Reem Al Rawabi I think it's called is on the other side of the road from Arz Lebanon that Andy mentions above, it's always packed out.


----------



## Mr Rossi (May 16, 2009)

*Doffs cap*

Cheers, gents


----------



## Elphaba (Jan 24, 2008)

Gavtek said:


> Reem Al Rawabi I think it's called is on the other side of the road from Arz Lebanon that Andy mentions above, it's always packed out.


Reem al Bawadi. :clap2:

I was there last night. It's decorated for Christmas and their snowing tree (yes, really) has to be seen.


----------



## Yoga girl (Oct 19, 2008)

Mr Rossi said:


> Can anyone recommend a nice arabic restaurant to take a visitor in the Madinat/Jumeriah Beach Road area?
> 
> Arabic food is much of a muchness so don't like paying over the odds for it in Madinat while we after somewhere nicer than our usual haunts on Diyafah St.
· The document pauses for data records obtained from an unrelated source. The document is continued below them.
__global__ __launch_bounds__(DEC_PARSE_THREADS) PARSE_ATTR void dec_sync(DecArgs a, uint32_t* changed, const uint32_t* prev,
                                                              uint32_t* fchanged) {
  __shared__ LutLds S;
  __shared__ __attribute__((aligned(16))) uint32_t ring[DEC_PARSE_THREADS * RING_STRIDE];
  if (prev && *prev == 0) return;
  const uint32_t f = blockIdx.x / a.chunk_blocks;
  const uint32_t jb = blockIdx.x % a.chunk_blocks;
  if (a.status[f] != 0) return;
  const uint64_t len = a.stream_len[f];
  const uint64_t D = a.data_start[f];
  const uint32_t nc = n_chunks(len, D, a.chunk_bits);
  if (jb * DEC_PARSE_THREADS >= nc) return;
  const uint32_t j = jb * DEC_PARSE_THREADS + threadIdx.x;
  const uint64_t base = (uint64_t)f * a.max_chunks;
  unsigned long long e = 0, last = ~0ull;
  if (j < nc) {
    e = j == 0 ? 0ull : a.entry[base + j];
    last = a.last[base + j];
  }
  const bool need = j < nc && (last == ~0ull || (last & PS_MASK) != e);
  if (!__syncthreads_or(need)) return;
  load_lut(S, reinterpret_cast<const DecTables*>(a.tables) + f);
  __syncthreads();
  const uint32_t wave = threadIdx.x >> 6;
  if (jb * DEC_PARSE_THREADS + wave * 64u >= nc) return;
  StreamParams SP;
  SP.load(S);
  uint32_t* wring = ring + wave * 64u * RING_STRIDE;
  const uint32_t* my = wring + (threadIdx.x & 63u) * RING_STRIDE;
  const uint8_t* p = dec_stream_ptr(a, f);
  const bool al16 = (reinterpret_cast<uintptr_t>(p) & 15u) == 0;
  const bool check = last != ~0ull;
  const uint32_t nvalid_old = (uint32_t)(last >> 56);
  const unsigned long long begin = D + (unsigned long long)j * a.chunk_bits;
  const unsigned long long end = begin + a.chunk_bits;
  const unsigned long long hard = len * 8 + 64;
  const uint32_t N = a.W * a.H;
  unsigned long long* ck = a.ck + (uint64_t)f * a.n_ck * a.max_chunks + j;
  const bool keep = a.ev != nullptr && !check;
  uint32_t* evp = a.ev + ev_group(a, f, j);
  uint32_t* evck = a.ev_ck + (uint64_t)f * a.n_ck * a.max_chunks + j;
  uint32_t ne = 0, ev0 = 0, ev1 = 0, ev2 = 0;
  Lane L;
  L.pos = D + (e & ((1ull << 40) - 1));
  L.rp = RING_W;
  L.ws = (uint32_t)(L.pos >> 5) - RING_W;
  uint32_t dk = (uint32_t)(e >> 44) & 127u;
  uint32_t px = 0, k = 0;
  unsigned long long next_ck = begin + a.ck_bits;
  unsigned long long ck_old = (check && nvalid_old > 0) ? ck[0] : ~0ull;
  bool active = need, synced = false;
  unsigned long long tw0 = 0, tfill = 0, nfill = 0, nit = 0, nact = 0;
#ifdef NICE_SYNC_CYCLES
  const bool tstat = a.stats != nullptr && !check;
#else
  constexpr bool tstat = false;
#endif
  if (tstat) tw0 = __builtin_amdgcn_s_memtime();
  auto parse = [&](auto fast_tag) {
    constexpr bool FAST = decltype(fast_tag)::value;
    if constexpr (FAST) {
#pragma unroll
      for (int i = 0; i < N_STREAMS; ++i) SP.g[i] = fast_param(SP.g[i]);
    }
// ... 5 lines not shown
          synced = true;
          active = false;
        } else {
          ck[(uint64_t)k * a.max_chunks] = cur | ((unsigned long long)px << 32);
          if (keep) evck[(uint64_t)k * a.max_chunks] = ne;
          ++k;
          next_ck = k < a.n_ck ? next_ck + a.ck_bits : ~0ull;
          ck_old = (check && k < nvalid_old) ? ck[(uint64_t)k * a.max_chunks] : ~0ull;
        }
      }
      if (!__any(active)) break;
      if (__any(active && !(FAST ? lane_ok_fast(L) : lane_ok(L)))) {
        const unsigned long long tf = tstat ? __builtin_amdgcn_s_memtime() : 0;
        ring_fill<FAST>(wring, p, len, al16, L);
        if (tstat) { tfill += __builtin_amdgcn_s_memtime() - tf; ++nfill; }
      }
      if (tstat) { ++nit; nact += active ? 1u : 0u; }
      if (active) {
        uint32_t s0 = 0, s1 = 0, s2 = 0, s3 = 0;
        const uint32_t pfx = FAST ? pixel_event_fast(L, my, S, SP, s0, s1, s2, s3)
                                  : pixel_event(L, my, S, SP, s0, s1, s2, s3);
        const uint32_t c = pixel_count(pfx, dk);
        px = sat_add(px, c);
        if (keep) {
          const uint32_t ev = pfx < (uint32_t)P_RUN1 ? ev_pack(pfx, s0, s1, s2, s3) : EV_RUN | min(c, EV_RUN - 1u);
          if (ne < a.ev_cap && (ne & 3u) == 3u)
            *reinterpret_cast<uint4*>(evp + ev_word(ne - 3u)) = make_uint4(ev0, ev1, ev2, ev);
          ev0 = ev1;
          ev1 = ev2;
          ev2 = ev;
          ++ne;
        }
      }
    }
  };
  const bool fast = !a.parse_slow && reinterpret_cast<const DecTables*>(a.tables)[f].fast;
  const unsigned long long B = (active && L.pos < begin ? L.pos : begin) & ~31ull;
  if (fast && __all(!active || (L.pos >= B && begin + a.chunk_bits - B < (1ull << 30)))) {
    const uint32_t fp_pfx = fast_param(SP.g[PFX_STREAM]);
    const uint32_t bwl = (uint32_t)(B >> 5);
    const uint32_t b31 = (uint32_t)(begin - B);
    const uint32_t rhard = hard > B ? (uint32_t)min(hard - B, (unsigned long long)0xFFFFFFFFu) : 0u;
    const uint32_t rlim = min(b31 + a.chunk_bits, rhard);
    uint32_t r = active ? (uint32_t)(L.pos - B) : 0u;
    uint32_t wsr = 0;
    uint32_t rfill = 0;
    uint32_t nck = b31 + a.ck_bits;
    uint32_t q0 = 0, q1 = 0, q2 = 0, q3 = 0;
    auto step = [&](auto slot_tag, auto keep_tag) -> bool {
      constexpr int SLOT = decltype(slot_tag)::value;
      constexpr bool KEEP = decltype(keep_tag)::value;
      if (active && (r >= rlim || px > N)) active = false;
      if (active && r >= nck) {
        const uint32_t cur = (r - b31) | (dk << 20);
        if (check && k < nvalid_old && (uint32_t)ck_old == cur) {
          synced = true;
          active = false;
        } else {
          ck[(uint64_t)k * a.max_chunks] = cur | ((unsigned long long)px << 32);
          if (keep) evck[(uint64_t)k * a.max_chunks] = ne;
          ++k;
          nck = k < a.n_ck ? nck + a.ck_bits : 0xFFFFFFFFu;
          ck_old = (check && k < nvalid_old) ? ck[(uint64_t)k * a.max_chunks] : ~0ull;
        }
      }
      if ((!KEEP || SLOT == 0) && !__any(active)) return false;
      if (__any(active && r >= rfill)) {
        const uint32_t wsa = (bwl + (r >> 5)) & ~3u;
        ring_fill_ws(wring, p, len, al16, wsa);
        wsr = wsa - bwl;
        rfill = (wsr + RING_W - 2u) << 5;
      }
      if (active) {
        uint32_t s0 = 0, s1 = 0, s2 = 0, s3 = 0, tot;
        const uint32_t pfx = pixel_event_fast_at(my, S, fp_pfx, (r >> 5) - wsr, r & 31u, s0, s1, s2, s3, tot);
        r += tot;
        uint32_t c;
        if (pfx < (uint32_t)P_RUN1) {
          dk = 0;
          c = 1u;
        } else {
          const uint32_t sh = (3u * dk) & 63u, d = pfx - (uint32_t)P_RUN1;
          if (sh < 30u) {
            c = (d << sh) + (dk == 0 ? 1u : 0u);
          } else {
            const uint64_t c64 = (uint64_t)d << sh;
            c = c64 > 0xFFFFFFFFull ? 0xFFFFFFFFu : (uint32_t)c64;
          }
          dk = dk >= 64u ? 1u : dk + 1u;
        }
        px = sat_add(px, c);
        if (KEEP && keep) {
          const uint32_t ev = pfx < (uint32_t)P_RUN1 ? ev_pack(pfx, s0, s1, s2, s3) : EV_RUN | min(c, EV_RUN - 1u);
          if constexpr (SLOT == 0) q0 = ev;
          if constexpr (SLOT == 1) q1 = ev;
          if constexpr (SLOT == 2) q2 = ev;
          if constexpr (SLOT == 3) {
            q3 = ev;
            if (ne < a.ev_cap) *reinterpret_cast<uint4*>(evp + ev_word(ne - 3u)) = make_uint4(q0, q1, q2, q3);
          }
          ++ne;
        }
      }
      return true;
    };
    if (__any(keep && active)) {
      for (;;) {
        if (!step(std::integral_constant<int, 0>{}, std::true_type{})) break;
        if (!step(std::integral_constant<int, 1>{}, std::true_type{})) break;
        if (!step(std::integral_constant<int, 2>{}, std::true_type{})) break;
        if (!step(std::integral_constant<int, 3>{}, std::true_type{})) break;
      }
    } else {
      while (step(std::integral_constant<int, 0>{}, std::false_type{})) {
      }
    }
    L.pos = B + r;
    const uint32_t sl = ne & 3u;
    ev0 = q0;
    ev1 = sl == 3u ? q1 : q0;
    ev2 = sl == 3u ? q2 : sl == 2u ? q1 : q0;
  } else {
    parse(std::false_type{});
  }
  if (tstat) {
    const unsigned long long tw = __builtin_amdgcn_s_memtime() - tw0;
    if ((threadIdx.x & 63u) == 0) {
      atomicAdd(&a.stats[56], tw); atomicAdd(&a.stats[57], tfill); atomicAdd(&a.stats[58], nfill);
      atomicAdd(&a.stats[59], nit); atomicAdd(&a.stats[61], 1ull);
    }
    atomicAdd(&a.stats[60], nact);
  }
  if (!need) return;
  if (keep) {
    const uint32_t slot = ne & 3u, q0 = ne & ~3u;
    if (ne <= a.ev_cap) {
      uint32_t* t = evp + ev_word(q0);
      if (slot == 3u) { t[0] = ev0; t[1] = ev1; t[2] = ev2; }
      if (slot == 2u) { t[0] = ev1; t[1] = ev2; }
      if (slot == 1u) t[0] = ev2;
    }
    a.ev_n[base + j] = ne <= a.ev_cap ? ne : EV_OVERFLOW;
    a.agree[base + j] = 0;
  } else if (a.ev) {
    const uint32_t ag = synced ? k + 1u : AGREE_NONE;
    a.agree[base + j] = max(a.agree[base + j], ag);
  }
  if (a.stats && check) {
    atomicAdd(&a.stats[32 + (synced ? min(k, 15u) : 16u)], 1ull);
  }
  if (synced) {
    const uint32_t delta = px - (uint32_t)(ck_old >> 32);
    a.chunk_px[base + j] = a.chunk_px[base + j] + (uint64_t)(int64_t)(int32_t)delta;
    for (uint32_t kk = k; kk < nvalid_old; ++kk) {
      unsigned long long& c = ck[(uint64_t)kk * a.max_chunks];
      c = (c & 0xFFFFFFFFull) | ((unsigned long long)((uint32_t)(c >> 32) + delta) << 32);
    }
    a.last[base + j] = e | ((unsigned long long)nvalid_old << 56);
    return;
  }
  a.chunk_px[base + j] = px;
  a.last[base + j] = e | ((unsigned long long)k << 56);
  if (j + 1 < nc) {
    const unsigned long long x = ps_pack(L.pos - D, dk);
    if (a.entry[base + j + 1] != x) {
      a.entry[base + j + 1] = x;
      atomicOr(changed, 1u);
      if (fchanged) fchanged[f] = 1u;
    }
// ... 335 lines not shown
  unsigned long long end = begin + a.chunk_bits;
  bool active = v < nv;
  if (active) {
    q64 = a.chunk_start[base + j];
    const uint32_t nvalid = (uint32_t)(a.last[base + j] >> 56);
    const unsigned long long* ck = a.ck + (uint64_t)f * a.n_ck * a.max_chunks + j;
    const uint32_t step = DEC_EMIT_BITS / a.ck_bits;
    if (sub == 0) {
      e = j == 0 ? 0ull : a.entry[base + j];
    } else {
      const uint32_t c = sub * step - 1;
      if (c < nvalid) {
        const unsigned long long x = ck[(uint64_t)c * a.max_chunks];
        e = ((begin - D) + (x & 0xFFFFu)) | ((unsigned long long)((x >> 20) & 127u) << 44);
        q64 += x >> 32;
      } else {
        active = false;
      }
    }
    const uint32_t c1 = (sub + 1) * step - 1;
    if (sub + 1 < subs && c1 < nvalid) end = begin + (ck[(uint64_t)c1 * a.max_chunks] & 0xFFFFu);
    if (q64 > N) active = false;
    if (a.ev) {
      const uint32_t ag = a.agree[base + j];
      if (ag != AGREE_NONE && a.ev_n[base + j] != EV_OVERFLOW && ag <= nvalid) {
        const unsigned long long stop =
            ag == 0u ? begin : begin + (ck[(uint64_t)(ag - 1u) * a.max_chunks] & 0xFFFFu);
        if (stop < end) end = stop;
        if (sub * step >= ag) active = false;
      }
    }
  }
  uint32_t q = (uint32_t)(q64 > N ? N : q64);
  const uint32_t q0 = q;
  const unsigned long long hard = len * 8 + 64;
  uint32_t* rec = a.recs + (uint64_t)f * a.rec_stride;
  const bool strict = (a.flags & NICE_DEC_STRICT_REFERENCE) != 0;
  Lane L;
  L.pos = D + (e & ((1ull << 40) - 1));
  L.rp = RING_W;
  L.ws = (uint32_t)(L.pos >> 5) - RING_W;
  uint32_t dk = (uint32_t)(e >> 44) & 127u;
  bool closed = (q == N);
  bool err = false;
  RecGroup G{~0ull, REC_RUN, REC_RUN, REC_RUN, REC_RUN, 0u};
  auto handle = [&](bool at_n, uint32_t pfx, uint32_t s0, uint32_t s1, uint32_t s2, uint32_t s3) {
    if (at_n) {
      if (dk != 0 && pfx == (uint32_t)P_RUN1) { (void)pixel_count(pfx, dk); return; }
      err = err || (strict && pfx >= (uint32_t)P_RUN1);
      active = false;
// ... 62 lines not shown
      r += tot;
      handle(at_n, pfx, s0, s1, s2, s3);
    }
  } else {
    emit(std::false_type{});
  }
  G.flush(rec, q0, q0);
  if (err) set_status(&a.status[f], NICE_E_FORMAT);
}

You might also like to try Burj Al Hammam. It is always full of locals and almost or no Expats. I've been there a number of times and love it!
A little out of your selected area, but GREAT food and very good prices (but do book in advance !!) is Sarai on JBR Walk.


----------



## Moe78 (Oct 29, 2010)

I have to say, all the "posh" places don't offer you as good an authentic experience as the cheaper places. For you to get the real deal you would have to venture outside Jumeirah. The thing is that even if you see "arabs" and "locals" in a posh place, don't assume it's because they serve good food or real arabic food. Those people are there because it's "popular" and being there and paying premium for the same or less than the cheaper places makes them feel like they're high class. 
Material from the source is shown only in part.